The increasing dependence of enterprises on technology has lead to a parallel increase in the challenges of keeping enterprise technology and data assets secure. Now, with the additional demand for remote, mobile and flexible working capabilities, the security issues have been magnified.

Today's corporate culture means that the days of securing the enterprise solely by concentrating on the perimeter defences are long gone. Links to supply chain partners have blurred corporate boundaries; mobile working has opened the network to external influences; and device proliferation has made perimeter security a nightmare to support.

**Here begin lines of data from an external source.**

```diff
       while (atomicCAS(&htab[h], -1, i) != -1) h = (h + 1) & (2 * MAXC - 1);
     }
     __syncthreads();
-    const int64_t beg = p.indptr[u], end = p.indptr[u + 1];
-    for (int64_t j = beg + tid; j < end; j += FIN_THREADS) {
-      const int32_t it = p.idx[j];
+    auto remove = [&](int32_t it) {
       uint32_t h = ((uint32_t)it * 2654435761u) & (2 * MAXC - 1);
       while (true) {
         const int32_t e = htab[h];
@@ -923,17 +962,15 @@
         if (c_id[e] == it || c_id[e] == ~it) { c_id[e] = ~it; break; }
         h = (h + 1) & (2 * MAXC - 1);
       }
-    }
-  }
-  for (int k = tid; k < p.d; k += FIN_THREADS) urow[k] = __ldg(p.U + u * p.ldu + k);
+    };
+    if (has_cid0) remove(cid0);
+    for (int64_t j = cbeg + FIN_THREADS + tid; j < cend; j += FIN_THREADS) remove(p.idx[j]);
+  }
   __syncthreads();
   const bool vec4 = (p.d % 4 == 0) && (p.ldi % 4 == 0) && ((reinterpret_cast<uintptr_t>(p.I) & 15) == 0);
   int P = 1;
   while (P < nc) P <<= 1;
-  unsigned long long mine[MAXC / FIN_THREADS];
-#pragma unroll
-  for (int t = 0; t < MAXC / FIN_THREADS; ++t) {
-    const int i = tid + t * FIN_THREADS;
+  for (int i = tid; i < P; i += FIN_THREADS) {
     unsigned long long comp = 0ull;
     if (i < nc && c_id[i] >= 0) {
       const float* it = p.I + (int64_t)c_id[i] * p.ldi;
@@ -953,24 +990,33 @@
       }
       comp = ((unsigned long long)float_to_key(acc) << 32) | (unsigned long long)(~(uint32_t)c_id[i]);
     }
-    mine[t] = comp;
+    c_sort[i] = comp;
   }
   __syncthreads();
-  if (P <= 2 * FIN_THREADS) {
+  if (P <= FIN_SORT_REGS) {
     auto bitonic_regs = [&](auto ec) {
       constexpr int EPT = decltype(ec)::value;
       unsigned long long x[EPT];
 #pragma unroll
-      for (int t = 0; t < EPT; ++t) x[t] = mine[t];
+      for (int t = 0; t < EPT; ++t) x[t] = tid + t * FIN_THREADS < P ? c_sort[tid + t * FIN_THREADS] : 0ull;
       int buf = 0;
 #pragma unroll 1
       for (int k = 2; k <= P; k <<= 1) {
 #pragma unroll 1
         for (int j = k >> 1; j > 0; j >>= 1) {
-          if (EPT == 2 && j >= FIN_THREADS) {
-            const unsigned long long a = x[0], b = x[EPT - 1];
-            x[0] = a > b ? a : b;
-            x[EPT - 1] = a > b ? b : a;
+          if (EPT > 1 && j >= FIN_THREADS) {
+#pragma unroll
+            for (int t = 0; t < EPT; ++t) {
+#pragma unroll
+              for (int t2 = t + 1; t2 < EPT; ++t2) {
+                if ((t ^ t2) * FIN_THREADS == j) {
+                  const unsigned long long a = x[t], b = x[t2];
+                  const bool desc = ((tid + t * FIN_THREADS) & k) == 0;
+                  x[t] = desc == (a > b) ? a : b;
+                  x[t2] = desc == (a > b) ? b : a;
+                }
+              }
+            }
             continue;
           }
           unsigned long long y[EPT];
@@ -1000,14 +1046,9 @@
       __syncthreads();
     };
     if (P <= FIN_THREADS) bitonic_regs(std::integral_constant<int, 1>{});
-    else bitonic_regs(std::integral_constant<int, 2>{});
+    else if (P <= 2 * FIN_THREADS) bitonic_regs(std::integral_constant<int, 2>{});
+    else if constexpr (4 * FIN_THREADS <= FIN_SORT_REGS) bitonic_regs(std::integral_constant<int, 4>{});
   } else {
-#pragma unroll
-    for (int t = 0; t < MAXC / FIN_THREADS; ++t) {
-      const int i = tid + t * FIN_THREADS;
-      if (i < P) c_sort[i] = mine[t];
-    }
-    __syncthreads();
     for (int k = 2; k <= P; k <<= 1) {
       for (int j = k >> 1; j > 0; j >>= 1) {
         for (int i = tid; i < P; i += FIN_THREADS) {
```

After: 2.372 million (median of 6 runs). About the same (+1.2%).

## Rework finalize kernel: smaller smem footprint, adaptive radix select, async prefetches

Applied to the files above, without the earlier changes.

Shrinks the finalize kernel's shared memory by overlaying candidate ids, scores, sort keys and hash table in one pool, and raises launch bounds from 5 to 6 blocks per SM. The radix select now tracks the min and max key of the surviving candidates and only histograms the bits that actually differ, which can mean fewer passes than the fixed four. The user embedding row, indptr bounds and the user's seen-item list are prefetched with cp.async so their loads overlap the candidate gather. Rescoring is computed lazily instead of through a per-thread array, and the fixed register array in compaction is replaced by a chunked loop. The cost is an added cap on the number of lists per row and a more complex shared-memory aliasing scheme.

```diff
diff --git a/librecommender_b200/csrc/score_topk_tc.cu b/librecommender_b200/csrc/score_topk_tc.cu
--- a/librecommender_b200/csrc/score_topk_tc.cu
+++ b/librecommender_b200/csrc/score_topk_tc.cu
@@ -727,39 +727,68 @@
   float* out_scores;
 };
 
-__global__ void __launch_bounds__(FIN_THREADS, 5)
+__device__ __forceinline__ void cp_async4(void* dst, const void* src) {
+  asm volatile("cp.async.ca.shared.global [%0], [%1], 4;"
+               ::"r"((uint32_t)__cvta_generic_to_shared(dst)), "l"(src) : "memory");
+}
+__device__ __forceinline__ void cp_async8(void* dst, const void* src) {
+  asm volatile("cp.async.ca.shared.global [%0], [%1], 8;"
+               ::"r"((uint32_t)__cvta_generic_to_shared(dst)), "l"(src) : "memory");
+}
+__device__ __forceinline__ void cp_async_wait_all() { asm volatile("cp.async.wait_all;" ::: "memory"); }
+
+constexpr int FIN_IDX_STAGE = 256;
+constexpr int FIN_MAX_LISTS = 767;
+
+__global__ void __launch_bounds__(FIN_THREADS, 6)
 finalize_kernel(const FinalizeParams p) {
-  __shared__ uint32_t hist[256];
-  __shared__ uint32_t s_prefix, s_krem;
+  __shared__ __align__(16) uint32_t s_scr[256 + FIN_MAX_LISTS + 1];
+  uint32_t* hist = s_scr;
+  int32_t* s_idx = reinterpret_cast<int32_t*>(s_scr + 256);
+  int* s_off = reinterpret_cast<int*>(s_scr + 256);
+  __shared__ uint32_t s_prefix, s_krem, s_kmin, s_kmax;
   __shared__ uint32_t s_wtot[FIN_THREADS / 32];
   __shared__ int s_nu, s_nc;
-  __shared__ float u_s[MAXU];
-  __shared__ int32_t u_id[MAXU];
-  __shared__ unsigned long long c_sort[MAXC];
+  __shared__ int64_t s_u, s_beg, s_end;
+  __shared__ uint32_t s_gk;
+  __shared__ RowMeta s_meta;
+  __shared__ __align__(16) int32_t s_pool[2 * MAXU];
+  static_assert(2 * MAXU - MAXC >= 2 * MAXC, "hash set / sort keys must fit behind the candidate ids");
+  int32_t* u_id = s_pool;
+  float* u_s = reinterpret_cast<float*>(s_pool + MAXU);
+  unsigned long long* c_sort = reinterpret_cast<unsigned long long*>(s_pool + MAXC);
   __shared__ float urow[MAX_KB * KBLK];
   int32_t* htab = reinterpret_cast<int32_t*>(c_sort);
   const int tid = threadIdx.x;
   const int64_t row = blockIdx.x;
-  int64_t* oid = p.out_ids + row * p.K;
-  float* osc = p.out_scores ? p.out_scores + row * p.K : nullptr;
-  const RowMeta meta = p.meta[row];
   auto give_up = [&](int code) {
+    cp_async_wait_all();
     if (code && tid == 0) p.row_status[row] = code;
-    for (int i = tid; i < p.K; i += FIN_THREADS) { oid[i] = -1; if (osc) osc[i] = 0.f; }
+    for (int i = tid; i < p.K; i += FIN_THREADS) {
+      p.out_ids[row * p.K + i] = -1;
+      if (p.out_scores) p.out_scores[row * p.K + i] = 0.f;
+    }
   };
-  if (p.row_status[row] != 0) { give_up(0); return; }
+  const int status = p.row_status[row];
   const uint32_t tk = p.row_tau_key[row];
+  const RowMeta& meta = s_meta;
+  if (tid == 0) {
+    s_nu = 0; s_nc = 0; s_kmin = 0xffffffffu; s_kmax = 0u;
+    s_u = p.user_ids[row]; s_gk = p.tau_guess_key[row]; s_meta = p.meta[row];
+  }
+  hist[tid] = 0;
+  for (int s = tid; s < p.n_lists; s += FIN_THREADS) s_off[s] = p.cand_cnt[(int64_t)s * p.B_pad + row];
+  __syncthreads();
+  if (status != 0) { give_up(0); return; }
+  const int64_t u = s_u;
+  if (tid < p.d) cp_async4(&urow[tid], p.U + u * p.ldu + tid);
+  if (meta.apply && tid == 32) { cp_async8(&s_beg, p.indptr + u); cp_async8(&s_end, p.indptr + u + 1); }
   const float low = tk ? key_to_float(tk) : __int_as_float(0xff800000);
-  if (tid == 0) { s_nu = 0; s_nc = 0; }
-  int* s_cnt = reinterpret_cast<int*>(c_sort);
-  int* s_off = s_cnt + p.n_lists;
-  for (int s = tid; s < p.n_lists; s += FIN_THREADS) s_cnt[s] = p.cand_cnt[(int64_t)s * p.B_pad + row];
-  __syncthreads();
   if (tid < 32) {
     const int per = (p.n_lists + 31) / 32;
     const int b = min(tid * per, p.n_lists), e = min(b + per, p.n_lists);
     int sum = 0;
-    for (int s = b; s < e; ++s) sum += s_cnt[s];
+    for (int s = b; s < e; ++s) sum += s_off[s];
     int incl = sum;
 #pragma unroll
     for (int o = 1; o < 32; o <<= 1) {
@@ -767,14 +796,15 @@
       if (tid >= o) incl += t;
     }
     int run = incl - sum;
-    for (int s = b; s < e; ++s) { s_off[s] = run; run += s_cnt[s]; }
+    for (int s = b; s < e; ++s) { const int c = s_off[s]; s_off[s] = run; run += c; }
     if (tid == 31) s_off[p.n_lists] = incl;
   }
   __syncthreads();
   {
     const int lane = tid & 31;
     const int total = s_off[p.n_lists];
-    constexpr int UN = 3;
+    uint32_t kmin = 0xffffffffu, kmax = 0u;
+    constexpr int UN = 2;
     for (int g0 = 0; g0 < total; g0 += FIN_THREADS * UN) {
       float4 a[UN], b[UN];
       int base[UN];
@@ -811,15 +841,26 @@
             if (lane == 0) pos0 = atomicAdd(&s_nu, __popc(m));
             pos0 = __shfl_sync(0xffffffffu, pos0, 0);
             const int pos = pos0 + __popc(m & ((1u << lane) - 1u));
-            if (hit && pos < MAXU) { u_s[pos] = v[e]; u_id[pos] = base[q] + e; }
+            if (hit) {
+              const uint32_t key = float_to_key(v[e]);
+              kmin = min(kmin, key);
+              kmax = max(kmax, key);
+              if (pos < MAXU) { u_s[pos] = v[e]; u_id[pos] = base[q] + e; }
+            }
           }
         }
       }
     }
-  }
+    kmin = __reduce_min_sync(0xffffffffu, kmin);
+    kmax = __reduce_max_sync(0xffffffffu, kmax);
+    if (lane == 0) { atomicMin(&s_kmin, kmin); atomicMax(&s_kmax, kmax); }
+  }
+  cp_async_wait_all();
   __syncthreads();
   const int nu = s_nu;
   if (nu < meta.k_row) { give_up(2); return; }
+  if (meta.apply && s_end - s_beg <= FIN_IDX_STAGE)
+    for (int j = tid; j < (int)(s_end - s_beg); j += FIN_THREADS) cp_async4(&s_idx[j], p.idx + s_beg + j);
   const bool in_smem = nu <= MAXU;
   auto for_each = [&](auto&& f) {
     if (in_smem) {
@@ -837,19 +878,22 @@
       }
     }
   };
+  const uint32_t kmin = s_kmin;
+  const uint32_t span = s_kmax - kmin;
+  const int bits = span ? 32 - __clz(span) : 0;
   uint32_t prefix = 0, krem = (uint32_t)meta.k_row;
-  for (int pass = 0; pass < 4; ++pass) {
-    const int shift = 24 - 8 * pass;
-    hist[tid] = 0;
-    __syncthreads();
+  for (int hb = bits; hb > 0;) {
+    const int w = min(8, hb), shift = hb - w;
+    const bool first = hb == bits;
     for_each([&](float v, int32_t) {
-      const uint32_t key = float_to_key(v);
-      if (pass == 0 || (key >> (shift + 8)) == prefix) atomicAdd(&hist[(key >> shift) & 255u], 1u);
+      const uint32_t o = float_to_key(v) - kmin;
+      if (first || (o >> hb) == prefix) atomicAdd(&hist[(o >> shift) & ((1u << w) - 1u)], 1u);
     });
     __syncthreads();
     {
       const int lane = tid & 31, wid = tid >> 5;
       const uint32_t v = hist[tid];
+      hist[tid] = 0;
       uint32_t incl = v;
 #pragma unroll
       for (int o = 1; o < 32; o <<= 1) {
@@ -863,33 +907,33 @@
       incl += above;
       const uint32_t excl = incl - v;
       if (excl < krem && krem <= incl) {
-        s_prefix = (prefix << 8) | (uint32_t)tid;
+        s_prefix = (prefix << w) | (uint32_t)tid;
         s_krem = krem - excl;
       }
     }
     __syncthreads();
     prefix = s_prefix;
     krem = s_krem;
-    __syncthreads();
-  }
-  const float thr = key_to_float(prefix) - meta.eps2;
-  {
-    const uint32_t gk = p.tau_guess_key[row];
-    if (gk != 0u && key_to_float(gk) > thr) { give_up(3); return; }
-  }
+    hb = shift;
+  }
+  const float thr = key_to_float(kmin + prefix) - meta.eps2;
+  if (s_gk != 0u && key_to_float(s_gk) > thr) { give_up(3); return; }
   if (in_smem) {
-    int my_keep[MAXU / FIN_THREADS];
-#pragma unroll
-    for (int t = 0; t < MAXU / FIN_THREADS; ++t) {
-      const int i = tid + t * FIN_THREADS;
-      my_keep[t] = (i < nu && u_s[i] >= thr) ? u_id[i] : -1;
-    }
-    __syncthreads();
-#pragma unroll
-    for (int t = 0; t < MAXU / FIN_THREADS; ++t) {
-      if (my_keep[t] >= 0) {
-        const int pos = atomicAdd(&s_nc, 1);
-        if (pos < MAXC) u_id[pos] = my_keep[t];
+    constexpr int CH = 4;
+    for (int r0 = 0; r0 < nu; r0 += CH * FIN_THREADS) {
+      int keep[CH];
+#pragma unroll
+      for (int t = 0; t < CH; ++t) {
+        const int i = r0 + t * FIN_THREADS + tid;
+        keep[t] = (i < nu && u_s[i] >= thr) ? u_id[i] : -1;
+      }
+      __syncthreads();
+#pragma unroll
+      for (int t = 0; t < CH; ++t) {
+        if (keep[t] >= 0) {
+          const int pos = atomicAdd(&s_nc, 1);
+          if (pos < MAXC) u_id[pos] = keep[t];
+        }
       }
     }
   } else {
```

There is clearly a need to consider information security solutions that have a broad and visible impact on corporate operations by focusing on the architecture as a whole, not just the perimeter. Digital security should tackle the whole business rather than individual applications or departments.

The result is that businesses require - and can permit - ever-increasing ease of access to corporate information for the authorised user.

Many organisations are creating infrastructures that are secure by design, rather than relying on bolt-on solutions such as firewalls and anti-virus software. As an example, in a secure by design infrastructure information would be managed centrally and access to information delivered depending on the users' status at that point in time.

To illustrate this, a user logging in on a corporate PC, from a trusted network would get more access than if they were using their PC from home. They would also get a different level of access if they used a mobile device such as a Pocket PC or Blackberry.

When it comes down to it, information security is really about securely bringing together the organisation's two most important assets - information and people. In order for this to happen, security policies must be based on the fact that users' requirements will differ depending on their role and information needs. Information security does not need to simply be an on/off switch. The level of access permitted can be dictated by the users' location, role, device and request.

Users are often accused of being the weakest link in an organisation's defences. So, rather than leaving security in the users' hands, (who really remain interested in getting their job done well) the conflicting needs of the business for wider access, and the IT department for wider security, can be met simultaneously and reliably with a centralised responsive approach.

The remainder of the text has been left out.